McMurphy, muds are text adventures.  I find them to be similar to other multi-user games, like Diablo, without the graphics.  You go on quests and can form guilds/gangs with other users.  You read descriptions of areas, people, and items instead of seeing them.  My brother and I debate over the enjoyment of muds all the time.  He's only played the graphic games and cannot understand how I can like the text adventures.  

Aftermath, if you find a Mud you like, post it up and maybe we can all play together.


----------



## McMurphy (Oct 25, 2004)

mzarynn said:
			
		

> I was really big into MajorMud in high school. I started playing it again a couple of years ago, but now that I'm back on dialup I've stopped. You can play MajorMud in a million different places, but I enjoyed playing it at www.mudwar.com I've only played a couple other Muds, and I didn't enjoy them as much as MajorMud. There was a great roleplaying mud that I tried, but I've lost the link now.
> 
> McMurphy, muds are text adventures. I find them to be similar to other multi-user games, like Diablo, without the graphics. You go on quests and can form guilds/gangs with other users. You read descriptions of areas, people, and items instead of seeing them. My brother and I debate over the enjoyment of muds all the time. He's only played the graphic games and cannot understand how I can like the text adventures.
> 
> Aftermath, if you find a Mud you like, post it up and maybe we can all play together.


I see that you mentioned you stopped because you are back to the dial-up hell.  So am I.  Does that mean dial-up connections do not work well for MUDs?  

Also, how reliable are the sources for MUDs?  The last thing I would want to see is a bunch of us downloading something that may hurt our computers.

The idea sounds cool, honestly.  I wouldn't mind diving into a text game with the rest of you.  May I elect you, mzarynn, to lead newbies like me into understanding the games?


----------



## aftermath (Oct 25, 2004)

The thing with a mud is you don't ahve to download. I normally play through telnet. you just connect to the server and go from here. no downloads :> 

and the reason it can be hell on a dial up because there can be a lot of people of one server. 

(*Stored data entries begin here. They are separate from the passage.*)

#define PP_K 16u
__global__ __launch_bounds__(256) void k_pp_local(const Fr* __restrict__ a, size_t as, size_t n, Fr* __restrict__ excl,
                                                  Fr* __restrict__ block_tot, unsigned nb) {
    __shared__ u32 s[9 * 256];
    a += (size_t)blockIdx.y * as;
    const size_t t = (size_t)blockIdx.x * 256 + threadIdx.x;
    const size_t lo = t * PP_K;
    Fr29 p = fr29_one256();
    for (unsigned j = 0; j < PP_K; ++j)
        if (lo + j < n) p = f29_mul(p, f29_load_shl5<FrTag>(a + lo + j));
    p = f29_to_261(p);
#pragma unroll
    for (int i = 0; i < 9; ++i) s[i * 256 + threadIdx.x] = p.v[i];
    __syncthreads();
    for (unsigned off = 1; off < 256; off <<= 1) {
        Fr29 u;
        if (threadIdx.x >= off) {
#pragma unroll
            for (int i = 0; i < 9; ++i) u.v[i] = s[i * 256 + threadIdx.x - off];
        }
        __syncthreads();
        if (threadIdx.x >= off) {
            p = f29_mul(u, p);
#pragma unroll
            for (int i = 0; i < 9; ++i) s[i * 256 + threadIdx.x] = p.v[i];
        }
        __syncthreads();
    }
    Fr29 e = f29_one<FrTag>();
    if (threadIdx.x) {
#pragma unroll
        for (int i = 0; i < 9; ++i) e.v[i] = s[i * 256 + threadIdx.x - 1];
    }
    Fr w;
    f29_pack(e, w.v);
    fp_store(excl + (size_t)blockIdx.y * nb * 256 + t, w);
    if (threadIdx.x == 255) f29_store_product(block_tot + (size_t)blockIdx.y * nb + blockIdx.x, f29_to_256(p));
}
__global__ void k_pp_blocks(Fr* __restrict__ block_tot, unsigned nb, size_t n_cols, Fr z0) {
    const size_t col = (size_t)blockIdx.x * blockDim.x + threadIdx.x;
    if (col >= n_cols) return;
    Fr* bt = block_tot + col * nb;
    Fr run = z0;
    for (unsigned b = 0; b < nb; ++b) {
        Fr t = fp_load<FrTag>(bt + b);
        fp_store(bt + b, run);
        run = fp_mul(run, t);
    }
}
__global__ __launch_bounds__(256) void k_pp_apply(const Fr* __restrict__ a, size_t as, size_t n, const Fr* __restrict__ excl,
                                                  const Fr* __restrict__ block_tot, unsigned nb, Fr* __restrict__ z, size_t zs) {
    a += (size_t)blockIdx.y * as;
    z += (size_t)blockIdx.y * zs;
    const size_t t = (size_t)blockIdx.x * 256 + threadIdx.x;
    const size_t lo = t * PP_K;
    if (lo >= n) return;
    Fr29 cur = f29_mul(f29_load<FrTag>(block_tot + (size_t)blockIdx.y * nb + blockIdx.x),
                       f29_load<FrTag>(excl + (size_t)blockIdx.y * nb * 256 + t));
    for (unsigned j = 0; j < PP_K && lo + j < n; ++j) {
        const Fr v = fp_load<FrTag>(a + lo + j);
        f29_store_product(z + lo + j, cur);
        cur = f29_mul(cur, f29_from_fp_shl5(v));
    }
}

int pz_prefix_product_batch_internal(pz_ctx* ctx, const Fr* d_a, size_t a_stride, size_t n_cols, size_t n, Fr z0, Fr* d_z,
                                     size_t z_stride) {
    if (!n || !n_cols) return PZ_OK;
    if (n_cols > 65535) return PZ_ERR_INVALID;
    const unsigned nb = pz_div_up(pz_div_up(n, PP_K), 256);
    void* ws;
    PZCHK(pz_ws_get(ctx, WS_BIG_B, n_cols * ((size_t)nb * 256 + nb) * 32, &ws));
    Fr* excl = (Fr*)ws;
    Fr* tot = excl + n_cols * (size_t)nb * 256;
    hipLaunchKernelGGL(k_pp_local, dim3(nb, (unsigned)n_cols), dim3(256), 0, ctx->stream, d_a, a_stride, n, excl, tot, nb);
    hipLaunchKernelGGL(k_pp_blocks, dim3(pz_div_up(n_cols, 64)), dim3(64), 0, ctx->stream, tot, nb, n_cols, z0);
    hipLaunchKernelGGL(k_pp_apply, dim3(nb, (unsigned)n_cols), dim3(256), 0, ctx->stream, d_a, a_stride, n, (const Fr*)excl,
                       (const Fr*)tot, nb, d_z, z_stride);
    HIPCHK(ctx, hipGetLastError());
    return PZ_OK;
}
int pz_prefix_product_internal(pz_ctx* ctx, const Fr* d_a, size_t n, Fr z0, Fr* d_z) {
    return pz_prefix_product_batch_internal(ctx, d_a, n, 1, n, z0, d_z, n);
}

extern "C" int pz_fr_prefix_product_dev(pz_ctx* ctx, const uint64_t* d_a, size_t n, const uint64_t z0[4], uint64_t* d_z) {
    if (!ctx || !z0 || (n && (!d_a || !d_z))) return PZ_ERR_INVALID;
    PZ_ENTER(ctx);
    return pz_prefix_product_internal(ctx, (const Fr*)d_a, n, fr_from_u64(z0), (Fr*)d_z);
}

__global__ __launch_bounds__(256) void k_perm_terms(const Fr* __restrict__ cols, size_t cs, const Fr* __restrict__ sigma,
                                                    size_t ss, unsigned m, size_t n, const Fr* __restrict__ wpow, Fr beta,
                                                    Fr gamma, Fr delta0, Fr delta, Fr* __restrict__ num,
                                                    Fr* __restrict__ den) {
    const size_t i = (size_t)blockIdx.x * blockDim.x + threadIdx.x;
    if (i >= n) return;
    const Fr29 g = fr29_c261(gamma), d = fr29_c261(delta), beta266 = f29_to_261(fr29_c261(beta));
    Fr29 nm = fr29_one256(), dn = nm;
    Fr29 bd = f29_mul(f29_mul(beta266, f29_from_fp(delta0)), f29_load_shl5<FrTag>(wpow + i));
    for (unsigned j = 0; j < m; ++j) {
        const Fr29 v = f29_add(f29_load_shl5<FrTag>(cols + (size_t)j * cs + i), g);
        const Fr29 sg = f29_load<FrTag>(sigma + (size_t)j * ss + i);
        nm = f29_mul(nm, f29_add(v, bd));
        dn = f29_mul(dn, f29_add(v, f29_mul(beta266, sg)));
        bd = f29_mul(bd, d);
    }
    f29_store<0>(num + i, nm);
    f29_store<0>(den + i, dn);
}

extern "C" int pz_permutation_product_dev(pz_ctx* ctx, const uint64_t* d_cols, size_t col_stride, const uint64_t* d_sigma,
                                          size_t sigma_stride, size_t m, uint32_t log_n, const uint64_t omega[4],
                                          const uint64_t beta[4], const uint64_t gamma[4], const uint64_t delta_start[4],
                                          const uint64_t delta[4], const uint64_t z0[4], uint64_t* d_z) {
    if (!ctx || !omega || !beta || !gamma || !delta_start || !delta || !z0 || !d_z || log_n > 26) return PZ_ERR_INVALID;
    if (m && (!d_cols || !d_sigma)) return PZ_ERR_INVALID;
    if (col_stride % 4 || sigma_stride % 4 || m > 65535) return PZ_ERR_INVALID;
    const size_t n = (size_t)1 << log_n;
    if (m > 1 && (col_stride < 4 * n || sigma_stride < 4 * n)) return PZ_ERR_INVALID;
    PZ_ENTER(ctx);
    void *wp, *ws;
    PZCHK(pz_get_pow_table(ctx, omega, n, &wp));
    PZCHK(pz_ws_get(ctx, WS_BIG_C, 2 * n * 32, &ws));
    Fr* num = (Fr*)ws;
    Fr* den = num + n;
    hipLaunchKernelGGL(k_perm_terms, dim3(pz_div_up(n, 256)), dim3(256), 0, ctx->stream, (const Fr*)d_cols, col_stride / 4,
                       (const Fr*)d_sigma, sigma_stride / 4, (unsigned)m, n, (const Fr*)wp, fr_from_u64(beta), fr_from_u64(gamma),
                       fr_from_u64(delta_start), fr_from_u64(delta), num, den);
    HIPCHK(ctx, hipGetLastError());
    PZCHK(pz_batch_invert_internal(ctx, den, n, num));
    return pz_prefix_product_internal(ctx, num, n, fr_from_u64(z0), (Fr*)d_z);
}

__global__ __launch_bounds__(256) void k_perm_terms_sets(const Fr* __restrict__ cols, size_t cs, const Fr* __restrict__ sigma,
                                                         size_t ss, unsigned m, unsigned chunk_len, size_t n,
                                                         const Fr* __restrict__ wpow, const Fr* __restrict__ dpow,
                                                         S29 beta266, S29 g, S29 d, Fr* __restrict__ num, Fr* __restrict__ den,
                                                         unsigned set0) {
    const size_t i = (size_t)blockIdx.x * blockDim.x + threadIdx.x;
    if (i >= n) return;
    const unsigned c0 = (set0 + blockIdx.y) * chunk_len, set = blockIdx.y;
    Fr29 nm = fr29_one256(), dn = nm;
    Fr29 bd = f29_mul(f29_mul_s(f29_load<FrTag>(dpow + c0), beta266.v), f29_load_shl5<FrTag>(wpow + i));
    Fr v_n = fp_load<FrTag>(cols + (size_t)c0 * cs + i), s_n = fp_load<FrTag>(sigma + (size_t)c0 * ss + i);
    for (unsigned c = c0; c < c0 + chunk_len && c < m; ++c) {
        const Fr29 v = f29_add_s(f29_from_fp_shl5(v_n), g.v);
        const Fr29 sg = f29_from_fp(s_n);
        const unsigned cn = (c + 1 < c0 + chunk_len && c + 1 < m) ? c + 1 : c;
        v_n = fp_load<FrTag>(cols + (size_t)cn * cs + i);
        s_n = fp_load<FrTag>(sigma + (size_t)cn * ss + i);
        nm = f29_mul(nm, f29_add(v, bd));
        dn = f29_mul(dn, f29_add(v, f29_mul_s(sg, beta266.v)));
        bd = f29_mul_s(bd, d.v);
    }
    f29_store_product(num + (size_t)set * n + i, nm);
    f29_store_product(den + (size_t)set * n + i, dn);
}
__global__ __launch_bounds__(256) void k_perm_chain(const Fr* __restrict__ z, size_t zs, unsigned n_sets, size_t u, Fr* __restrict__ mult) {
    __shared__ Fr s_p[256];
    const unsigned per = (n_sets + 255u) / 256u, lo = threadIdx.x * per, hi = lo + per < n_sets ? lo + per : n_sets;
    Fr p = fp_one<FrTag>();
    for (unsigned j = lo; j < hi; ++j) p = fp_mul(p, fp_load<FrTag>(z + (size_t)j * zs + u));
    s_p[threadIdx.x] = p;
    __syncthreads();
    for (unsigned off = 1; off < 256; off <<= 1) {
        Fr v = fp_one<FrTag>();
        if (threadIdx.x >= off) v = s_p[threadIdx.x - off];
        __syncthreads();
        if (threadIdx.x >= off) {
            p = fp_mul(v, p);
            s_p[threadIdx.x] = p;
        }
        __syncthreads();
    }
    Fr c = threadIdx.x ? s_p[threadIdx.x - 1] : fp_one<FrTag>();
    for (unsigned j = lo; j < hi; ++j) {
        fp_store(mult + j, c);
        c = fp_mul(c, fp_load<FrTag>(z + (size_t)j * zs + u));
    }
}
__global__ __launch_bounds__(256) void k_scale_sets(Fr* __restrict__ z, size_t zs, size_t n, const Fr* __restrict__ mult) {
    const size_t i = (size_t)blockIdx.x * blockDim.x + threadIdx.x;
    if (i >= n || blockIdx.y == 0) return;
    Fr* p = z + (size_t)blockIdx.y * zs + i;
    fp_store(p, fp_mul(fp_load<FrTag>(p), fp_load<FrTag>(mult + blockIdx.y)));
}

extern "C" int pz_permutation_product_sets_dev(pz_ctx* ctx, const uint64_t* d_cols, size_t col_stride, const uint64_t* d_sigma,
                                               size_t sigma_stride, size_t m, uint32_t chunk_len, uint32_t log_n,
                                               size_t usable_rows, const uint64_t omega[4], const uint64_t beta[4],
                                               const uint64_t gamma[4], const uint64_t delta[4], uint64_t* d_z,
                                               size_t z_stride) {
    if (!ctx || !d_cols || !d_sigma || !d_z || !omega || !beta || !gamma || !delta || m == 0 || chunk_len == 0 || log_n > 26)
        return PZ_ERR_INVALID;
    const size_t n = (size_t)1 << log_n;
    const size_t n_sets = (m + chunk_len - 1) / chunk_len;
    if (col_stride % 4 || sigma_stride % 4 || z_stride % 4 || usable_rows >= n || n_sets > 65535 || m > 0xffffffu) return PZ_ERR_INVALID;
    if ((m > 1 && (col_stride < 4 * n || sigma_stride < 4 * n)) || (n_sets > 1 && z_stride < 4 * n)) return PZ_ERR_INVALID;
    if (!host_fr_canonical(beta) || !host_fr_canonical(gamma) || !host_fr_canonical(delta)) return PZ_ERR_INVALID;
    PZ_ENTER(ctx);
    void *wp, *dp, *ws, *mu;
    PZCHK(pz_get_pow_table(ctx, omega, n, &wp));
    PZCHK(pz_get_pow_table(ctx, delta, m, &dp));
    size_t sb = ((size_t)4 << 30) / (2 * n * 32);
    if (sb < 1) sb = 1;
    if (sb > n_sets) sb = n_sets;
    PZCHK(pz_ws_get(ctx, WS_BIG_C, 2 * sb * n * 32, &ws));
    PZCHK(pz_ws_get(ctx, WS_MISC, n_sets * 32, &mu));
    Fr* num = (Fr*)ws;
    Fr* den = num + sb * n;
    for (size_t s0 = 0; s0 < n_sets; s0 += sb) {
        const size_t ns = n_sets - s0 < sb ? n_sets - s0 : sb;
        hipLaunchKernelGGL(k_perm_terms_sets, dim3(pz_div_up(n, 256), (unsigned)ns), dim3(256), 0, ctx->stream,
                           (const Fr*)d_cols, col_stride / 4, (const Fr*)d_sigma, sigma_stride / 4, (unsigned)m, (unsigned)chunk_len, n,
                           (const Fr*)wp, (const Fr*)dp, host_fr_shl(beta, 10), host_fr_shl(gamma, 5), host_fr_shl(delta, 5), num, den,
                           (unsigned)s0);
        HIPCHK(ctx, hipGetLastError());
        PZCHK(pz_batch_invert_internal(ctx, den, ns * n, num));
        PZCHK(pz_prefix_product_batch_internal(ctx, num, n, ns, n, fp_one_host(), (Fr*)d_z + s0 * (z_stride / 4), z_stride / 4));
    }
    if (n_sets > 1) {
        hipLaunchKernelGGL(k_perm_chain, dim3(1), dim3(256), 0, ctx->stream, (const Fr*)d_z, z_stride / 4, (unsigned)n_sets,
                           usable_rows, (Fr*)mu);
        hipLaunchKernelGGL(k_scale_sets, dim3(pz_div_up(n, 256), (unsigned)n_sets), dim3(256), 0, ctx->stream, (Fr*)d_z,
                           z_stride / 4, n, (const Fr*)mu);
        HIPCHK(ctx, hipGetLastError());
    }
    return PZ_OK;
}

__global__ __launch_bounds__(256) void k_quotient_gate(const Fr* __restrict__ adv, size_t as, const Fr* __restrict__ sel,
                                                       size_t ss, unsigned n_cols, size_t N, unsigned step, S29 y261,
                                                       Fr* __restrict__ h) {
    const size_t i = (size_t)blockIdx.x * blockDim.x + threadIdx.x;
    if (i >= N) return;
    const size_t i1 = (i + step) & (N - 1), i2 = (i + 2 * (size_t)step) & (N - 1), i3 = (i + 3 * (size_t)step) & (N - 1);
    Fr29 acc = f29_load<FrTag>(h + i);
    for (unsigned j = 0; j < n_cols; ++j) {
        const Fr* a = adv + (size_t)j * as;
        const Fr29 a0 = f29_load<FrTag>(a + i), a1 = f29_load<FrTag>(a + i1), a3 = f29_load<FrTag>(a + i3);
        const Fr29 a2 = f29_load_shl5<FrTag>(a + i2), sl = f29_load_shl5<FrTag>(sel + (size_t)j * ss + i);
        const Fr29 e = f29_sub<2, 29>(f29_add(a0, f29_mul(a1, a2)), a3);
        acc = f29_mul2_s(acc, y261.v, e, sl);
    }
    f29_store<0>(h + i, acc);
}

extern "C" int pz_quotient_gate_dev(pz_ctx* ctx, const uint64_t* d_adv_ext, size_t adv_stride, const uint64_t* d_sel_ext,
                                    size_t sel_stride, size_t n_cols, uint32_t log_ext, uint32_t rot_step,
                                    const uint64_t y[4], uint64_t* d_h) {
    if (!ctx || !y || !d_h || log_ext > 28 || (n_cols && (!d_adv_ext || !d_sel_ext))) return PZ_ERR_INVALID;
    if (adv_stride % 4 || sel_stride % 4 || n_cols > 0xffffffffu) return PZ_ERR_INVALID;
    const size_t N = (size_t)1 << log_ext;
    if (rot_step == 0 || rot_step >= N) return PZ_ERR_INVALID;
    if (n_cols > 1 && (adv_stride < 4 * N || sel_stride < 4 * N)) return PZ_ERR_INVALID;
    if (!host_fr_canonical(y)) return PZ_ERR_INVALID;
    if (n_cols == 0) return PZ_OK;
    PZ_ENTER(ctx);
    hipLaunchKernelGGL(k_quotient_gate, dim3(pz_div_up(N, 256)), dim3(256), 0, ctx->stream, (const Fr*)d_adv_ext,
                       adv_stride / 4, (const Fr*)d_sel_ext, sel_stride / 4, (unsigned)n_cols, N, (unsigned)rot_step,
                       host_fr_shl(y, 5), (Fr*)d_h);
    HIPCHK(ctx, hipGetLastError());
    return PZ_OK;
}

Maybe if I find a good simplistic one, I'll post the link but so far, no such luck. 
And if your are still a little lost on the concept of MUDs , Zork is just like it except its adventure and single player.


----------



## malfunkshun (Oct 26, 2004)

i tried it a few years ago, and flat out could NOT get into it. i guess my days of text adventuring are relegated to the mid 80's on my C-64


----------



## Hypes (Oct 26, 2004)

I was prettty big on Discworld MUD a few years back, but it wore off. MUDs are great fun, though; some of them are quite extensive.


----------



## mzarynn (Nov 6, 2004)

McMurphy said:
			
		

> I see that you mentioned you stopped because you are back to the dial-up hell. So am I. Does that mean dial-up connections do not work well for MUDs?
> 
> Also, how reliable are the sources for MUDs? The last thing I would want to see is a bunch of us downloading something that may hurt our computers.
> 
> The idea sounds cool, honestly. I wouldn't mind diving into a text game with the rest of you. May I elect you, mzarynn, to lead newbies like me into understanding the games?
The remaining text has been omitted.